Beyond brown: polyphenol oxidases as enzymes of plant specialized metabolism

Abstract

Most cloned and/or characterized plant polyphenol oxidases (PPOs) have catechol oxidase activity (i.e., they oxidize o-diphenols to o-quinones) and are localized or predicted to be localized to plastids. As a class, they have broad substrate specificity and are associated with browning of produce and other plant materials. Because PPOs are often induced by wounding or pathogen attack, they are most generally believed to play important roles in plant defense responses. However, a few well-characterized PPOs appear to have very specific roles in the biosynthesis of specialized metabolites via both tyrosinase (monophenol oxidase) and catechol oxidase activities. Here we detail a few examples of these and explore the possibility that there may be many more "biosynthetic" PPOs.
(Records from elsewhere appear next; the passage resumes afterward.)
size_t stemgnn_table_floats(int W, int multi);
size_t stemgnn_packed_floats(int W, int multi);
size_t stemgnn_saved_floats(int B, int N, int W, int multi);
size_t stemgnn_scratch_floats(int B, int N, int W, int multi);
size_t stemgnn_gradpart_floats(int W, int multi, int nsplit);
size_t stemgnn_attn_saved_floats(int B, int N);
size_t stemgnn_attn_scratch_floats(int B, int N, int nchunk);
size_t stemgnn_scratch_offset_dG(int B, int N, int W, int multi);
// ... 58 lines not shown
int stemgnn_gru_bwd_overlap_ok(int B, int S, int Hd, int W);
size_t stemgnn_gru_bwd_ctl_words(int S);
int stemgnn_gru_bwd_rank2_begin(const float* dkey, const float* dquery, const float* wk, const float* wq, const float* x,
                                const float* w_hh, const float* h_ext, const float* reserve, int B, int S, int Hd, int W,
                                float* scratch, float* dw_ih, float* dw_hh, float* db_ih, float* db_hh, int* status,
                                unsigned* ctl, void* stream);
int stemgnn_gru_bwd_rank2_finish(const float* dkey, const float* dquery, const float* wk, const float* wq, const float* x,
                                 const float* w_hh, const float* h_ext, const float* reserve, int B, int S, int Hd, int W,
                                 float* scratch, float* dw_ih, float* dw_hh, float* db_ih, float* db_hh, int* status,
                                 unsigned* ctl, void* side_stream, void* stream);
int stemgnn_gru_bwd_recur(const float* dh_all, const float* x, const float* w_hh, const float* h_ext, const float* reserve,
                          int B, int S, int Hd, int W, float* scratch, int* status, void* stream);
int stemgnn_gru_bwd_rank2_recur(const float* dkey, float* dquery, int nchunk, const float* wk, const float* wq, const float* x,
                                const float* w_hh, const float* h_ext, const float* reserve, int B, int S, int Hd, int W,
                                float* scratch, int* status, void* stream);
int stemgnn_gru_input_grad(const float* scratch, const float* w_ih, int B, int S, int Hd, int W, float* dx, void* stream);

int stemgnn_block_pack(const float* const* params_host, const float* tables, float* packed,
                       int W, int multi, void* stream);
int stemgnn_block_pack_panels(const float* const* params_host, const float* tables, float* packed, int W, int multi,
                              void* stream);
int stemgnn_glu_fused_repack(float* packed, int W, int multi, void* stream);
int stemgnn_block_unpack_grads(const float* gradpart, int nsplit, const float* tables,
                               float* const* grads_host, int W, int multi, int has_backcast, void* stream);

int stemgnn_gft_fwd(const float* mul_L, const float* X, long xs_b, long xs_n, long xs_t,
                    float* G, int B, int N, int W, void* stream);
int stemgnn_gft_bwd(const float* mul_L, const float* X, long xs_b, long xs_n, long xs_t,
                    const float* dG, float* dX, float* dmul_L, int accumulate,
                    int B, int N, int W, void* stream);
int stemgnn_gft_bwd_dt2(const float* X0, long xs0_b, long xs0_n, long xs0_t, const float* dG0, const float* X1, long xs1_b,
                        long xs1_n, long xs1_t, const float* dG1, float* dmul_L, int B, int N, int W, void* stream);

int stemgnn_spectral_glu_fwd(const float* packed, float* saved, int B, int N, int W, int multi, void* stream);
int stemgnn_spectral_glu_bwd(const float* packed, const float* saved, float* scratch, float* gradpart,
                             int nsplit, int parts, int B, int N, int W, int multi, void* stream);
size_t stemgnn_glu_split_floats(int W, int multi, int splits);
int stemgnn_glu_split_panels(const float* packed, float* split, int W, int multi, int splits, void* stream);
int stemgnn_spectral_glu_fwd_split(const float* packed, const float* split, float* saved, int B, int N, int W, int multi,
                                   int splits, void* stream);
size_t stemgnn_glu_warm_saved_floats(int W, int multi);
int stemgnn_spectral_glu_fwd_warm(const float* packed, const float* split, float* saved, int B, int N, int W, int multi,
                                  int splits, void* stream);
int stemgnn_spectral_glu_dgrad_split(const float* packed, const float* split, const float* saved, float* scratch,
                                     int B, int N, int W, int multi, int splits, void* stream);
int stemgnn_glu_fused_bf16_ok(int W, int multi, int splits);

Keywords: 8-8’ linked lignans; L-DOPA; aurones; betalains; metabolism; specialized metabolism; tyramine; tyrosine.

FIGURE 1

Involvement of polyphenol oxidases (PPOs) in plant specialized metabolism. Steps where PPO involvement has been demonstrated or proposed are highlighted in red. For simplicity, not all reactants, enzymes, or stereochemistry are shown. Steps that occur spontaneously (not mediated by an enzyme) are indicated. (A) Betalain synthesis as described by Hatlestad et al. (2012), Gandia-Herrero and Garcia-Carmona (2013), and others. DODA, DOPA 4,5-dioxygenase; CYP76AD1, the cytochrome P450 described by Hatlestad et al. (2012). The reaction mediated by CYP76AD1 likely proceeds via a DOPA quinone intermediate (Gandia-Herrero and Garcia-Carmona, 2013). (B) Proposed tyrosine metabolism in walnut (Araji et al., 2014). Values in parentheses are fold change in metabolite in walnut plants with PPO silenced via RNAi relative to wild type control plants as reported by Araji et al. (2014). Tyrosine levels did not change and L-DOPA itself was not detectable. (C) 3,3′-Dihydroxylarreatricin biosynthesis in creosote bush as proposed by Cho et al. (2003). L3′H, larreatricin 3′-hydroxylase. (D) (i) Aureusidin biosynthesis in A. majus as proposed by Nakayama et al. (2001). AS, aureusidin synthase (here, a vacuolar PPO); THC, 2′,4′,6′,4-tetrahydroxychalcone; PHC, 2′,4′,6′,3,4-pentahydroxychalcone. For simplicity, bracteatin formation from PHC by AS is not shown. (ii) Sulfuretin biosynthesis in C. grandiflora as proposed by Kaintz et al. (2014). AS, aurone synthase (here, a plastidic PPO).